Awesome

GPU Graph500

Moved to: https://github.com/UniHD-CEG/gpugraph500

Table of Contents

Requirements
Download
- Using git
- Using gz
Build
Run
Scripts
Profiling
Current Limitations
- Out-Of-Memory errors and CUDA memory size limitations:
Troubleshooting
Author
License

Requirements

C compiler. C++ Compiler with c++11 support.
To use CUDA-BFS or CUDA-compression: CUDA 6+ support.
To use SIMD compression: SSE4 support.
To use SIMD+ compression SSE2 support.

Downloading

Create an account in https://github.com

Using git

Use your Bitbucket username account name as Your_GITHUB
https://github.com/Your_GITHUB/UniHD-CEG/graph500.git
install git
Fork the main repository, into your account
Clone from your account

$ # REPLACE __Your_GITHUB__
$ git clone https://github.com/__Your_GITHUB__/UniHD-CEG/graph500.git
$ cd bfs_multinode

Using tar

Download from: latest .gz
Decompress:

$ tar -xzvf architectural_tuning.tar.gz
$ cd architectural_tuning

Building

The code to compile is in the folder cpu_2d/. to build the binary:

./configure
make

for options, run ./configure --help

Executing

Change to folder eval/

The tests are (valid with SLURM)

o4p2n-roptim.rsh [SCALE_FACTOR]
o4p2n-coptim.rsh [SCALE_FACTOR]
o4p2n-noptim.rsh [SCALE_FACTOR]
o9p8n.rsh [SCALE_FACTOR]
o16p8n.rsh [SCALE_FACTOR]

sbatch o16p8n.rsh 21

runs a test with 16 proccesses in 8 nodes, using Scale Factor 21

Scripts

r-ify.sh
r-compare.sh

Scripts are located under the scripts/ folder

To install:

change to the eval/ directory

$ ln -s ../scripts/r-ify.sh r-ify.sh
$ ln -s ../scripts/r-compare.sh r-compare.sh
$ chmod u+x *.sh

Script r-ify.sh

It uses the execution traces to generate R-code.
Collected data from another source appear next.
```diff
+  auto part = at::empty({(int64_t)grid * P_OUT}, s.options().dtype(at::kFloat));
+  auto mpart = at::empty({2, grid, kCo}, s.options().dtype(at::kFloat));
+  auto launch = [&](auto kern) {
+    hipLaunchKernelGGL(kern, dim3(grid), dim3(256), 0, stream, reinterpret_cast<const bf16*>(dy.data_ptr()),
+                       idx.data_ptr<uint8_t>(), reinterpret_cast<const bf16*>(y.data_ptr()),
+                       reinterpret_cast<const bf16*>(s.data_ptr()), scale.data_ptr<float>(), shift.data_ptr<float>(),
+                       mean.data_ptr<float>(), part.data_ptr<float>(), mpart.data_ptr<float>(),
+                       moments_zero_target(sums.data_ptr<double>(), grid), (int)hs, (int)ho, (int)hp, (int)wp, tiles,
+                       tpi, (int64_t)s.numel() * 2);
+  };
+  if (pad == 1) launch(stem_wgrad_pool_kernel<1>);
+  else launch(stem_wgrad_pool_kernel<0>);
+  DMP_HIP_CHECK(hipGetLastError());
+  hipLaunchKernelGGL(partial_sum_kernel<float>, dim3(P_OUT / 256), dim3(256), 0, stream, part.data_ptr<float>(), grid,
+                     P_OUT, out.data_ptr<float>());
+  DMP_HIP_CHECK(hipGetLastError());
+  bn_reduce_partials_launch(mpart.data_ptr<float>(), grid, kCo, sums.data_ptr<double>(), (double)(n * ho * kWo),
+                            stream);
+  return {out[0], out[1], sums};
+}
+
 
 namespace {
 constexpr int kFoldThreads = 256;
diff --git a/distributed_model_parallel_amd/_native.py b/distributed_model_parallel_amd/_native.py
--- a/distributed_model_parallel_amd/_native.py
+++ b/distributed_model_parallel_amd/_native.py
@@ -82,6 +82,8 @@
     "bn_fold_ds": "downsample conv + BN folded into the same GEMM as bn3 (ops/bn_fold.py) -> separate shortcut",
     "fuse_stem_wgrad": "stem BN backward apply folded into the stem weight gradient (ops/fused.py) "
                        "-> the apply pass + one weight gradient",
+    "fuse_stem_pool_wgrad": "stem pool / ReLU backward formed inside the stem weight-gradient kernel "
+                            "(stem_halo.hip stem_halo_wgrad_pool) -> maxpool2d_bn_backward + two stem_halo_wgrad",
     "async_wgrad": "weight gradients on a side stream beside the data-gradient chain (ops/wgrad_stream.py) "
                    "-> inline on the compute stream",
 }
diff --git a/distributed_model_parallel_amd/ops/fused.py b/distributed_model_parallel_amd/ops/fused.py
--- a/distributed_model_parallel_amd/ops/fused.py
+++ b/distributed_model_parallel_amd/ops/fused.py
@@ -257,8 +257,15 @@
         reduce_grads, wdtype, has_w, has_b, pad, n, ho, wo, mdtype = ctx.meta
         co = y.shape[1]
         scale, shift, mean, invstd = (coef[i].contiguous() for i in range(4))
-        dz, sums = C.maxpool2d_bn_backward(dy.contiguous(memory_format=torch.channels_last), idx, y,
-                                           scale, shift, mean, 3, 2, pad)
+        dy = dy.contiguous(memory_format=torch.channels_last)
+        if _FUSE_STEM_POOL_WGRAD:
+            t_dz, t_y, sums = C.stem_halo_wgrad_pool(dy, idx, y, s, scale, shift, mean, ho, pad)
+            _STATS_FUSED["stem_pool_wgrad"] += 1
+        else:
+            dz, sums = C.maxpool2d_bn_backward(dy, idx, y, scale, shift, mean, 3, 2, pad)
+            rows = lambda t: t.permute(0, 2, 3, 1).reshape(n * ho * wo, co)
+            t_dz = C.stem_halo_wgrad(rows(dz), s, ho, torch.float32)
+            t_y = C.stem_halo_wgrad(rows(y), s, ho, torch.float32)
         sums = sums[: 2 * co]
         local = sums
         if reduce_grads is not None:
@@ -266,9 +273,6 @@
             sums = reduce_grads(sums)
         sdz, sdzx = sums[:co], sums[co:]
         istd = invstd.double()
-        rows = lambda t: t.permute(0, 2, 3, 1).reshape(n * ho * wo, co)
-        t_dz = C.stem_halo_wgrad(rows(dz), s, ho, torch.float32)
-        t_y = C.stem_halo_wgrad(rows(y), s, ho, torch.float32)
         hs, ws = s.shape[2], s.shape[3]
         img = s.permute(0, 2, 3, 1).reshape(n, -1).sum(0, dtype=torch.float32).view(hs, ws, -1)
         dw = C.stem_fold_finish(img.contiguous(), ho, wo, t_dz, t_y, sums.contiguous(),
@@ -285,6 +289,7 @@
 
 
 _STATS_FUSED["stem_bn_relu_maxpool"] = 0
+_STATS_FUSED["stem_pool_wgrad"] = 0
 
 
 def _stem_fold_ok(conv: nn.Module, x: torch.Tensor) -> bool:
@@ -333,3 +338,4 @@
 from .. import _native as _nat
 _FUSE_STEM_POOL = not _nat.disabled("fuse_stem_pool")
 _FUSE_STEM_WGRAD = not _nat.disabled("fuse_stem_wgrad")
+_FUSE_STEM_POOL_WGRAD = not _nat.disabled("fuse_stem_pool_wgrad")
diff --git a/distributed_model_parallel_amd/utils/roofline.py b/distributed_model_parallel_amd/utils/roofline.py
--- a/distributed_model_parallel_amd/utils/roofline.py
+++ b/distributed_model_parallel_amd/utils/roofline.py
@@ -66,6 +66,8 @@
             return 2.0 * a0.shape[0] * ho * ho * wm.shape[0] * wm.shape[1]
         if name == "stem_halo_wgrad":
             return 2.0 * _rows4(a0) * 64 * 256
+        if name == "stem_halo_wgrad_pool":
+            return 2.0 * 2.0 * _rows4(_arg(args, kw, 2, "y")) * 64 * 256
         if name in ("attention_forward", "attention_backward"):
             b, s, h = (args[1], args[2], args[3]) if name == "attention_forward" else (args[4], args[5], args[6])
             f = 4.0 * b * h * s * s * 64
```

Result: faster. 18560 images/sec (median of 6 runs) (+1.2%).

This R-code (once run) shows the time measurements of the Phases of the BFS code. This script uses result files with same Scale Factor. The results are represented as a Barplot.

$ ./r-ify.sh 423 424 425

-> File slurm-423.out. Validation passed (Tasks: 4, GPUS/Task: 1, Scale Factor: 21).
-> File slurm-424.out. Validation passed (Tasks: 4, GPUS/Task: 1, Scale Factor: 21).
-> File slurm-425.out. Validation passed (Tasks: 4, GPUS/Task: 1, Scale Factor: 21).
Enter new labels for the X-Axe? (y/n) [n] y
Enter a total 3 label(s) between quoutes. Separate them with spaces: "4p2n-Roptim" "4p2n-Coptim" "4p2n-Noptim"
-> Created file "file-423-424-425.r".
-> R-Code successfully generated.

Open the file file-423-424-425.r with your R editor and run the code.

Script r-compare.sh

As the previous script, this also uses the execution traces to generate R-code. This differs from the previous one in that it can compare several files from several Scale Factors. Results are visualized as a Lineplot.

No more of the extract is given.